Civ 5 and 6 are so different that it is difficult to call them successor games anymore. It's Civ meets Settlers of Catan or something, no longer a true Civ game.

The movement limitations in Civ 5 and 6 don't make sense. The biggest battles in history have been what Civ 5+ players dismiss as "death stacks".

Think of the Battle of Trafalgar, Battle of Stalingrad, Siege of Baghdad (1258), Fall of Tenochtitlan... all concentrations of multiple units on one area.

2 comments

I mean, historical accuracy is not exactly a Civ feature. For that I’d recommend Paradox games. And game play wise, I find death stacks simply lame, so I’m happy they aren’t there. There are tons of things that don’t make sense for IV either, but I still don’t call it Uno.
For Civ 4 at least, once you have cavalry, cannons, artillery, etc. There is a penalty for death stacks due to collateral damage.
Civ is heavily rooted in a certain "classical" view of history, in which generals' tactical brilliance is what determines history.
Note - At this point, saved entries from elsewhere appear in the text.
__global__ void fill_kernel(float* __restrict__ p, int64_t n, float v) {
    const int64_t i = (int64_t)blockIdx.x * blockDim.x + threadIdx.x;
    if (i < n) p[i] = v;
}
__global__ void bump_kernel(int64_t* const* __restrict__ ptrs, int n) {
    const int i = blockIdx.x * blockDim.x + threadIdx.x;
    if (i < n) ptrs[i][0] += 1;
}
__global__ __launch_bounds__(256) void transpose_kernel(const float* __restrict__ in, int64_t ld, int rows, int cols,
                                                        float* __restrict__ out) {
    __shared__ float tile[32][33];
    const int tx = threadIdx.x & 31, ty = threadIdx.x >> 5;
    const int r0 = blockIdx.y * 32, c0 = blockIdx.x * 32;
    for (int j = ty; j < 32; j += 8)
        if (r0 + j < rows && c0 + tx < cols) tile[j][tx] = in[(int64_t)(r0 + j) * ld + c0 + tx];
    __syncthreads();
    for (int j = ty; j < 32; j += 8)
        if (c0 + j < cols && r0 + tx < rows) out[(int64_t)(c0 + j) * rows + r0 + tx] = tile[tx][j];
}

struct Act {
    float* p = nullptr;
    float* amax = nullptr;
    float* xn = nullptr;
    float* stat = nullptr;
    float* red = nullptr;
    bool on_T = false;
};
struct Grad {
    float* p = nullptr;
    bool on_T = false;
    bool pre_red = false;
};

struct MlpTape {
    const alignn_mlp_params* p = nullptr;
    Act x, y;
    float *pre = nullptr, *stat = nullptr;
    int64_t rows = 0;
    bool lane = false;
};
struct ConvTape {
    const alignn_conv_params* p = nullptr;
    const alignn_graph_csr* g = nullptr;
    Act x, y, x_out, y_out;
    float *P = nullptr, *M = nullptr, *xpre = nullptr, *s0 = nullptr, *hh = nullptr, *n_stat = nullptr, *e_stat = nullptr;
    bool lane = false, need_y = true;
};
struct Tape {
    float *bl = nullptr, *rbf_e = nullptr, *rbf_a = nullptr, *pool = nullptr;
    float *hcos_buf = nullptr, *pred = nullptr, *seed = nullptr, *g_r = nullptr;
    const float* hcos = nullptr;
    bool angle_fused = false, angle_lane = false;
    float *a_stat1 = nullptr, *a_stat2 = nullptr, *a_scal = nullptr;
    MlpTape atom, e1, e2, a1, a2;
    std::vector<ConvTape> convs;
};

std::vector<std::pair<size_t, size_t>> g_dbg_allocs;
bool dbg_allocs_on() {
    static int on = -1;
    if (on < 0) on = getenv("ALIGNN_AMD_DEBUG_ALLOCS") ? 1 : 0;
    return on == 1;
}

struct Ctx {
    const alignn_model_desc* d;
    const alignn_model_batch* b;
    char* base;
    size_t off = 0, cap = 0;
    bool launch = false;
    bool unsupported = false;
    int unsupported_line = 0;
    int rc = 0;
    hipStream_t main = nullptr, T = nullptr, side = nullptr, aux = nullptr;
    float* amax_arena = nullptr;
    int amax_next = 0;
    EventPool* pool = nullptr;

    float* alloc(size_t floats) {
        const size_t bytes = al256(floats * sizeof(float));
        float* p = reinterpret_cast<float*>(base + off);
        if (launch && dbg_allocs_on()) g_dbg_allocs.emplace_back(off, bytes);
        off += bytes;
        if (launch && off > cap && rc == 0) rc = (int)hipErrorInvalidValue;
        return p;
    }
    size_t sbase[4] = {0, 0, 0, 0}, scur[4] = {0, 0, 0, 0}, speak[4] = {0, 0, 0, 0};
    int which(hipStream_t st) const { return st == main ? 0 : st == T ? 1 : st == side ? 2 : 3; }
    void tmp_reset(hipStream_t st) { scur[which(st)] = 0; }
    float* tmp(hipStream_t st, size_t floats) {
// ... 7 lines not shown
    }
    float* new_amax() {
        if (amax_next >= kAmaxSlots) {
            if (rc == 0) rc = (int)hipErrorInvalidValue;
            return amax_arena;
        }
        return amax_arena + amax_next++;
    }
    float* new_amax2() {
        if (amax_next + 2 > kAmaxSlots) {
            if (rc == 0) rc = (int)hipErrorInvalidValue;
            return amax_arena;
        }
        amax_next += 2;
        return amax_arena + amax_next - 2;
    }
    bool track(int64_t rows) const { return rows >= d->amax_min_rows; }
    const alignn_ff_desc* ff = nullptr;
    bool param_grads = true;
    bool geom = false;
    float *g_rbf_e = nullptr, *g_rbf_a = nullptr;
    bool g_rbf_a_on_T = false;
    ptrdiff_t toff = 0;
    float* sink = nullptr;
    int64_t sink_floats = 0;
    ptrdiff_t sink_toff = 0;
    float* twin(float* dW) const { return dW + ((sink != nullptr && dW >= sink && dW < sink + sink_floats) ? sink_toff : toff); }
    int n_sync = 0, n_launch = 0;
    double t_sync = 0.0;
    bool timing = false;
    void sync(hipStream_t waiter, hipStream_t src) {
        if (!launch || rc != 0 || waiter == src) return;
        const auto t0 = timing ? std::chrono::steady_clock::now() : std::chrono::steady_clock::time_point();
        hipEvent_t e = pool->ev[pool->next];
        pool->next = (pool->next + 1) % kEvents;
        rc = (int)hipEventRecord(e, src);
        if (rc == 0) rc = (int)hipStreamWaitEvent(waiter, e, 0);
        ++n_sync;
        if (timing) t_sync += std::chrono::duration<double>(std::chrono::steady_clock::now() - t0).count();
    }
};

So I understand why they wanted to make room for actual tactics.

If that comes at the cost of archers being able to shoot a bunch of gatling gunners across the English channel without them having the reach to shoot back, then so be it.

Gatlings are just a borked unit. A simple upgrade completely changing the unit-type raison d'etre is simply a Bad Idea, I honestly don't understand why they did it like that.
And that still exists on Civ 3 and 4. There are different types of terrain, unit types, unit experiences and rank, etc.

No need to add the board game style limitations.